** Opening Available records block **

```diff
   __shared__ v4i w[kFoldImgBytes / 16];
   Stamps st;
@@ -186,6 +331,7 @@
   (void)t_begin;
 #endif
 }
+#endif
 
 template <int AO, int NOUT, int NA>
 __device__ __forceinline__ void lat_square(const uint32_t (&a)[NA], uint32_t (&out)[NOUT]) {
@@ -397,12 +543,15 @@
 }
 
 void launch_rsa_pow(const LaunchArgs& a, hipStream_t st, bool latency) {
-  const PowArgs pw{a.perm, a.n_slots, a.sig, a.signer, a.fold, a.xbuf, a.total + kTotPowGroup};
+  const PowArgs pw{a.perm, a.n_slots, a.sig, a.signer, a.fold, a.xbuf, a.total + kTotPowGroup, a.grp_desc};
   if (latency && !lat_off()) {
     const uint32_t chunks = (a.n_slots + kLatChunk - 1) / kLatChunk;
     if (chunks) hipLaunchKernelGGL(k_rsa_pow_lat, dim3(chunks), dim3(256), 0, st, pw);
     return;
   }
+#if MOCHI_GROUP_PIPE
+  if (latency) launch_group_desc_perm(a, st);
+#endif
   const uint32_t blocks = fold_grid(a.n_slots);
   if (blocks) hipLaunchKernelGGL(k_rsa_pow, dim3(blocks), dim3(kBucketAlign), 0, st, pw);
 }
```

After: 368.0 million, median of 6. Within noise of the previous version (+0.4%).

** Closing Available records block **
** Opening Available records block **

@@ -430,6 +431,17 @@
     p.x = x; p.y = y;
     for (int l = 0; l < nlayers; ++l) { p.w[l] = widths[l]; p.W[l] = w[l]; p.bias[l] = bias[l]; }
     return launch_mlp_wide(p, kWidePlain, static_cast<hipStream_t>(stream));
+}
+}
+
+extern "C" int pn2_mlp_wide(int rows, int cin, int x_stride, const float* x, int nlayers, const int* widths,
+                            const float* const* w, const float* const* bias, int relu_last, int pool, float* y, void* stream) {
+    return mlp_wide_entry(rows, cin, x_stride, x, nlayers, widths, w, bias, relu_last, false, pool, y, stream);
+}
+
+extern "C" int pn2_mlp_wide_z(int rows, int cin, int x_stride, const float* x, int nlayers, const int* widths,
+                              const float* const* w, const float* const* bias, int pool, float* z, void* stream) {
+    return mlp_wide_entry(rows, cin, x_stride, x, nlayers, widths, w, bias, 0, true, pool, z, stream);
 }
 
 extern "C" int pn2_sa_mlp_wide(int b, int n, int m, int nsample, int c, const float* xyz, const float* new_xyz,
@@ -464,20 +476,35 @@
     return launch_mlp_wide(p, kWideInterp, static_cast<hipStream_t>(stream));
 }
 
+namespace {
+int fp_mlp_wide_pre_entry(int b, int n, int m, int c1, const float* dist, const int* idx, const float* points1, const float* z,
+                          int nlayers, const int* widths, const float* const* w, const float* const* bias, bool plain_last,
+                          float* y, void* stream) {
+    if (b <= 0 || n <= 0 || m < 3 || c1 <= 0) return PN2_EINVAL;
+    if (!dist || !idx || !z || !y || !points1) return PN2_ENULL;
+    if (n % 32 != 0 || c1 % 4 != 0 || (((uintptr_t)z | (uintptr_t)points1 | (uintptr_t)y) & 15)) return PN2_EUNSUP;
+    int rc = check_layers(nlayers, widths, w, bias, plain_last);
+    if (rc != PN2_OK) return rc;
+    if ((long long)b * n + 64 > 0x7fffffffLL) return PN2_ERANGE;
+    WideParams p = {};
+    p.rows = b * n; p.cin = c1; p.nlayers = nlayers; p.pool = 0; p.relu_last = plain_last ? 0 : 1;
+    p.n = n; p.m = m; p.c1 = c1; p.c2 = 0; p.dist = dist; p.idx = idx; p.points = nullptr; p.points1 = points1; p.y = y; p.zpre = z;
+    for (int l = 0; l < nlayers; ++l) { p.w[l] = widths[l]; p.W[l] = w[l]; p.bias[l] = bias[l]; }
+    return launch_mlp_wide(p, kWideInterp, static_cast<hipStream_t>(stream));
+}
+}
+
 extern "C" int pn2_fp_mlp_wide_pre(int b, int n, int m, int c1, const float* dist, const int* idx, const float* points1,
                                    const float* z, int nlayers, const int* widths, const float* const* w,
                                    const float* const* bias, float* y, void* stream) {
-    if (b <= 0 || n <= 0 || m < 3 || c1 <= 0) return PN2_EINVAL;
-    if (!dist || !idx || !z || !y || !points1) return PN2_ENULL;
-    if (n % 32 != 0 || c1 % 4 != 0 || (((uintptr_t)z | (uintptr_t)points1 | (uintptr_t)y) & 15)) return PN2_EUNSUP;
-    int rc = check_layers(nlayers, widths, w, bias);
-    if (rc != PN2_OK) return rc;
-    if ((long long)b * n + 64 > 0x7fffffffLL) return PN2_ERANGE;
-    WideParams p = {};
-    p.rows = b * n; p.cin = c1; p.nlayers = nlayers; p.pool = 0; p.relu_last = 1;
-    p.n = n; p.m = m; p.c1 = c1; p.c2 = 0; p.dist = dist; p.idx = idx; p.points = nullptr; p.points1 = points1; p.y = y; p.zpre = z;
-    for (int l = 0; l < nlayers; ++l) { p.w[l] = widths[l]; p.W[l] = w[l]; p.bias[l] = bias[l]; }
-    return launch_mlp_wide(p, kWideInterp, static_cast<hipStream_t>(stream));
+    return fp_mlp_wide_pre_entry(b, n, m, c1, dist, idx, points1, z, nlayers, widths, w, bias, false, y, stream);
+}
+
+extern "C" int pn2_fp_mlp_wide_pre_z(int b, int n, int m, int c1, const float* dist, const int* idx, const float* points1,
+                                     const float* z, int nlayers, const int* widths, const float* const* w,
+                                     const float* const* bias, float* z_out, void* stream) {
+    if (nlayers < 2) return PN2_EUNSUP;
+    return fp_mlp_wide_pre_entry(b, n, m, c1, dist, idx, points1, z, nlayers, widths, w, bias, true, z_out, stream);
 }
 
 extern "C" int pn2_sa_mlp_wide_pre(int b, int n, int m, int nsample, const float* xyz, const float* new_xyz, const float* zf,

** Closing Available records block **
** Opening Available records block **

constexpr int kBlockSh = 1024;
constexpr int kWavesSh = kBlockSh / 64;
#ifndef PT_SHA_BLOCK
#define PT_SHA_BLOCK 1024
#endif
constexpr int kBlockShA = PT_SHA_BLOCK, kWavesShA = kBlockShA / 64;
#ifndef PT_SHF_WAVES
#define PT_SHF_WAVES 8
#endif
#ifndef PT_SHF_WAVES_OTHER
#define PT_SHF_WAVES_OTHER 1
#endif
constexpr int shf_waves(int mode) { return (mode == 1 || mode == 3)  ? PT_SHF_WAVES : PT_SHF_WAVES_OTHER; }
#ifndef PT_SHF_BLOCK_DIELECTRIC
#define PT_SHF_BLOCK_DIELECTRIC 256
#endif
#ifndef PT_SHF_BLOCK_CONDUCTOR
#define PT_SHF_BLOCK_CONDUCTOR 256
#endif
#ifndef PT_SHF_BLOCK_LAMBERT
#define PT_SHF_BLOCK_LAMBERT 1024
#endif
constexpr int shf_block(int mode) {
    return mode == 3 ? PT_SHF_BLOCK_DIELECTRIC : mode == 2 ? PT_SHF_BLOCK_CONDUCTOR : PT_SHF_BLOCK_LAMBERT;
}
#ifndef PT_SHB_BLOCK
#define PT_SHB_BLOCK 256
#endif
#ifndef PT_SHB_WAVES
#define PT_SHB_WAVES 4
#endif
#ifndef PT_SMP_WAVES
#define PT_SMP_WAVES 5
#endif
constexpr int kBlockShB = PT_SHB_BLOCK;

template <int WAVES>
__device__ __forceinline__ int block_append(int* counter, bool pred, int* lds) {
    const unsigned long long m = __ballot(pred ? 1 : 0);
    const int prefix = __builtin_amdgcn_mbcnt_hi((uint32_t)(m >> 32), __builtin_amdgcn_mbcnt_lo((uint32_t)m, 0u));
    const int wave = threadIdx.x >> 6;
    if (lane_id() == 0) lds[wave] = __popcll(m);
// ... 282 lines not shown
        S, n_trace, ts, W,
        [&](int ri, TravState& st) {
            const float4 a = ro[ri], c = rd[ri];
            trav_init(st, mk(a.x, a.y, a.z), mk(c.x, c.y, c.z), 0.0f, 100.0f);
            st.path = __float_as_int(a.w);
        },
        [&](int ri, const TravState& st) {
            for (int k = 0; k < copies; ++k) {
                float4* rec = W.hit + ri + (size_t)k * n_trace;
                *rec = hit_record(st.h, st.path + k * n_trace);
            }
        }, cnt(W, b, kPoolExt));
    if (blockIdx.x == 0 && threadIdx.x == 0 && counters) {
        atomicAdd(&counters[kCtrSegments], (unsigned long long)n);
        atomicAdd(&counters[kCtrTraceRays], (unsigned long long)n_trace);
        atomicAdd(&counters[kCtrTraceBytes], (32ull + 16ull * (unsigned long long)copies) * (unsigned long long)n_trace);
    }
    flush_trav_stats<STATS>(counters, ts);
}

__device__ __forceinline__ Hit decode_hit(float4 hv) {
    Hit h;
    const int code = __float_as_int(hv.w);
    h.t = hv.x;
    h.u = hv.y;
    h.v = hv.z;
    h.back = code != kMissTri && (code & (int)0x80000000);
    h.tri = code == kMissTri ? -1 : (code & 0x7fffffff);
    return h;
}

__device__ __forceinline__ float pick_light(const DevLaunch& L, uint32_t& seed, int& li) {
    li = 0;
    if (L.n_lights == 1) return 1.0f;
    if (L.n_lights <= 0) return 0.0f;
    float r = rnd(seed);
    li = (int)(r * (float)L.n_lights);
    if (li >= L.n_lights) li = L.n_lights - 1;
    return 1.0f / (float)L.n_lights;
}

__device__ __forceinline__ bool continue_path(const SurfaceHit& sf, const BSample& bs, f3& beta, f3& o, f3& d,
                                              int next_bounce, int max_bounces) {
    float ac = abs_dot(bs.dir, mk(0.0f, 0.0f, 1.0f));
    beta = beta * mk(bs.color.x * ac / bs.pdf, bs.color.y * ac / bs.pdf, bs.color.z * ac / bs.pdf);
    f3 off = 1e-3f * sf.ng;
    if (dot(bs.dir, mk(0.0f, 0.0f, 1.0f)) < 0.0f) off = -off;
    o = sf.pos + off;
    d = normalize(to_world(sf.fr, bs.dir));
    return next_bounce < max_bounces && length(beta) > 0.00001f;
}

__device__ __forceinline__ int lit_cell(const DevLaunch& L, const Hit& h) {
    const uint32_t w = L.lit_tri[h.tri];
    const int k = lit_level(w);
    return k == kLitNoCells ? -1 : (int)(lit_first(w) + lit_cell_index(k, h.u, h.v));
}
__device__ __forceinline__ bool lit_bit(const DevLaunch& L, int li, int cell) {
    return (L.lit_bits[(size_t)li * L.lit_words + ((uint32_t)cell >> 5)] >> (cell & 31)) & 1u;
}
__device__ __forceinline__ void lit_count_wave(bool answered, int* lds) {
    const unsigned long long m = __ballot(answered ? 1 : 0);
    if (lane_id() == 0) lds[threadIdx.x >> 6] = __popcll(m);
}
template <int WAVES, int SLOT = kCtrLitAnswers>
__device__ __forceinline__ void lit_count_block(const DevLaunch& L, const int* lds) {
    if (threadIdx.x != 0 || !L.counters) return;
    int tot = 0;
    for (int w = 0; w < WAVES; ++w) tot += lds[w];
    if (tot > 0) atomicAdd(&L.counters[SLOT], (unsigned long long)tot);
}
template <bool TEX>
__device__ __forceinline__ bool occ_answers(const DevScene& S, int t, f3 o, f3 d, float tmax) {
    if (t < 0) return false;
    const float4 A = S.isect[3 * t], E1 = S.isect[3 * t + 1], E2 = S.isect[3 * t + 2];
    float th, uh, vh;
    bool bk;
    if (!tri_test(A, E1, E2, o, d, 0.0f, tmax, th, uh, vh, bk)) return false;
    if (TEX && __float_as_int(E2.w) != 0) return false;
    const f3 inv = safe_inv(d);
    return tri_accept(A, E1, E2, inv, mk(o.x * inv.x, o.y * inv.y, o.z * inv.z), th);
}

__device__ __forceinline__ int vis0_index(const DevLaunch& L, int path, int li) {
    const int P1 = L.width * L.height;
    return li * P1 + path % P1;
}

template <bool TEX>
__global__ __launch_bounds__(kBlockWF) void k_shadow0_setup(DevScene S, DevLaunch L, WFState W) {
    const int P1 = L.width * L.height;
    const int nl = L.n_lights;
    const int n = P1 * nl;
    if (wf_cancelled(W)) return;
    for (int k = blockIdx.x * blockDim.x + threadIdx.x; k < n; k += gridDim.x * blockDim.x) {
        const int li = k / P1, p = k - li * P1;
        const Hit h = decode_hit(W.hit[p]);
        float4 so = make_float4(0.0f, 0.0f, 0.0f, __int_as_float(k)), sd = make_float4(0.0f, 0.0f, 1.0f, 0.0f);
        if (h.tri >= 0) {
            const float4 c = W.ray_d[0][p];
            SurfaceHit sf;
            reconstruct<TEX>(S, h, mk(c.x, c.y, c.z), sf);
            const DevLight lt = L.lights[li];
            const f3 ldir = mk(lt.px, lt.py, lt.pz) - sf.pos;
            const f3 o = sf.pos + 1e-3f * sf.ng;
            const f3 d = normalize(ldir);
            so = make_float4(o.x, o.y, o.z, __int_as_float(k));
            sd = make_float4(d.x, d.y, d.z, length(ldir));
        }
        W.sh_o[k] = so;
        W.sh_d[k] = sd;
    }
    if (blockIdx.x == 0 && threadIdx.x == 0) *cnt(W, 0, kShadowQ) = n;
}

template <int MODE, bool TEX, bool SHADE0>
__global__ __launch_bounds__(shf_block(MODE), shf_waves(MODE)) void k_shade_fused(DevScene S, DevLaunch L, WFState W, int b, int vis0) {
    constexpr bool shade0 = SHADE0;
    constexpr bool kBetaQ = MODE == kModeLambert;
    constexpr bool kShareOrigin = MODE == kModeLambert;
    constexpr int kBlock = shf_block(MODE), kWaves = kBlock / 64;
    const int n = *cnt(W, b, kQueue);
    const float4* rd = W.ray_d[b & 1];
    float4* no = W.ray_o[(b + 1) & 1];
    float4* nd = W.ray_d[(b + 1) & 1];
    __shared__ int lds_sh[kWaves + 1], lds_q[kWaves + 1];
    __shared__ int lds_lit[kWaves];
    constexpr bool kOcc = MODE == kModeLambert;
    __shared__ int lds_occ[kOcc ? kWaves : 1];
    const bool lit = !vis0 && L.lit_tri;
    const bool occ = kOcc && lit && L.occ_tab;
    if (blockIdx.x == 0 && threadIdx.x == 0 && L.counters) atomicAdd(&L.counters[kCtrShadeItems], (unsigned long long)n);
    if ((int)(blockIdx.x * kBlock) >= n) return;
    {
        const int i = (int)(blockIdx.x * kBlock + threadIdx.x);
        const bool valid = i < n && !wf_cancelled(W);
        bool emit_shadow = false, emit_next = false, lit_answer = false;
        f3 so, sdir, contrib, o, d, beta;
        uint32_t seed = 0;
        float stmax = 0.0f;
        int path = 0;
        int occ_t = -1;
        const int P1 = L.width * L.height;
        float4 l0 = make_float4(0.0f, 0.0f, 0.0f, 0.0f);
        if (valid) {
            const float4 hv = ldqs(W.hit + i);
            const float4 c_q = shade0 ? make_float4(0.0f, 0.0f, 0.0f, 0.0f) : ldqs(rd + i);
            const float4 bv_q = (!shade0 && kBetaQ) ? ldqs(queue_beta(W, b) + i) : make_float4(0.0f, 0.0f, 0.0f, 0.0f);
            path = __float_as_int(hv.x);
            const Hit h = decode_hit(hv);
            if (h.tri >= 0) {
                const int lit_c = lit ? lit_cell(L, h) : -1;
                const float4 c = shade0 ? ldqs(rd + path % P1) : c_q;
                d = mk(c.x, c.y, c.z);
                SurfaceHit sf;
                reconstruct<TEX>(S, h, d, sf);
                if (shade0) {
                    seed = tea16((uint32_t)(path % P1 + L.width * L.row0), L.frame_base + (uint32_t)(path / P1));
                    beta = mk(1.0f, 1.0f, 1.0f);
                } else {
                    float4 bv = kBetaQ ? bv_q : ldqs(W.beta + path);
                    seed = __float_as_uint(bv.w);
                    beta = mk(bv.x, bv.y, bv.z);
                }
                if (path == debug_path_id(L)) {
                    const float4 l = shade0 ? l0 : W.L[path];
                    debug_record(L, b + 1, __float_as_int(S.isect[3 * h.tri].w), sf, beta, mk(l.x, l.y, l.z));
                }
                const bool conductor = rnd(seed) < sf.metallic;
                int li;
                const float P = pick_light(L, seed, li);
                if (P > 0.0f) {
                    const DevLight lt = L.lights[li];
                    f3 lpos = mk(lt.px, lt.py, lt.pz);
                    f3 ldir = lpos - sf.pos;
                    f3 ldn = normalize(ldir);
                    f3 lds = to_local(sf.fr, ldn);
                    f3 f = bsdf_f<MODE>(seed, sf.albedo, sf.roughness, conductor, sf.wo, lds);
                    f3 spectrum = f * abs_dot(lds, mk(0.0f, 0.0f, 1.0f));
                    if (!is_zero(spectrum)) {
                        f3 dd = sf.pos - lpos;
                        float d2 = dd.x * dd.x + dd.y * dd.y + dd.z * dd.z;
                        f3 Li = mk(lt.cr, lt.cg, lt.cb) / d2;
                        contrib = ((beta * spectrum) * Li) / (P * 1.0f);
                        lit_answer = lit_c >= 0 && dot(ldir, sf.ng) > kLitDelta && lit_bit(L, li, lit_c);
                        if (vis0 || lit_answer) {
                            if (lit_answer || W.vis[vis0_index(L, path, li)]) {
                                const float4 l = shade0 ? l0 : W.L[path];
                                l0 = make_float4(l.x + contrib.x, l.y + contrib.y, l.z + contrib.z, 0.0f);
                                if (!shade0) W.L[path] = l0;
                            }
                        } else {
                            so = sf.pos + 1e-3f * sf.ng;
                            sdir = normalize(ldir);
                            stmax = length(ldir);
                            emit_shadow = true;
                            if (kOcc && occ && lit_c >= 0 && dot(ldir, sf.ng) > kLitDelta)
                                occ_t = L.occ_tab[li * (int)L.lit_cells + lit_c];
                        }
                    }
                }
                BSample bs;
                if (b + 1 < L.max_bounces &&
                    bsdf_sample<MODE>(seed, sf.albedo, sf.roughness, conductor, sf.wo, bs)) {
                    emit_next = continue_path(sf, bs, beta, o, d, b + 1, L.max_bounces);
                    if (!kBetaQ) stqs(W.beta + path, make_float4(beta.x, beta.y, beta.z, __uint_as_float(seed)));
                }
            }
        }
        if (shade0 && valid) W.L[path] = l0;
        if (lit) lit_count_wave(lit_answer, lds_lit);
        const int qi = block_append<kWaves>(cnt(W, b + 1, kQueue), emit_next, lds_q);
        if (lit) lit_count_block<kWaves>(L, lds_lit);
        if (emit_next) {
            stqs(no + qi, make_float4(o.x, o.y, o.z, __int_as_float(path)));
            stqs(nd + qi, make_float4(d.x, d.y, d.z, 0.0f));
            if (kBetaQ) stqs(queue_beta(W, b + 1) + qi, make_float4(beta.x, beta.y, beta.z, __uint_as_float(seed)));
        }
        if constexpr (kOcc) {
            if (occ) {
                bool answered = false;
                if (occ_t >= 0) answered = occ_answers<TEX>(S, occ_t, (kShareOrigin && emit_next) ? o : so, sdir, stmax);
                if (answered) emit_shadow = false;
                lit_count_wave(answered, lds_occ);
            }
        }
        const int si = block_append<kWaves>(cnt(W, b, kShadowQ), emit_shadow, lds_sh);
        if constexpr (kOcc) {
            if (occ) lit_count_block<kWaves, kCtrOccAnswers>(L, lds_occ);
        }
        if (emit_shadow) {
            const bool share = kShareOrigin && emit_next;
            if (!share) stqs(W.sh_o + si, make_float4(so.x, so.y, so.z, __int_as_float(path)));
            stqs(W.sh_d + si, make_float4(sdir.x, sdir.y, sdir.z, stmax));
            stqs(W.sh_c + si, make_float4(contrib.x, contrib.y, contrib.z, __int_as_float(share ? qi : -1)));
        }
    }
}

** Closing Available records block **

Task
Please copy the lines above from the line with "-464,20 +476,35 @@" up to and including the line with "const* bias, bool", exactly as written and with nothing else.

Response for this exercise
@@ -464,20 +476,35 @@
     return launch_mlp_wide(p, kWideInterp, static_cast<hipStream_t>(stream));
 }
 
+namespace {
+int fp_mlp_wide_pre_entry(int b, int n, int m, int c1, const float* dist, const int* idx, const float* points1, const float* z,
+                          int nlayers, const int* widths, const float* const* w, const float* const* bias, bool plain_last,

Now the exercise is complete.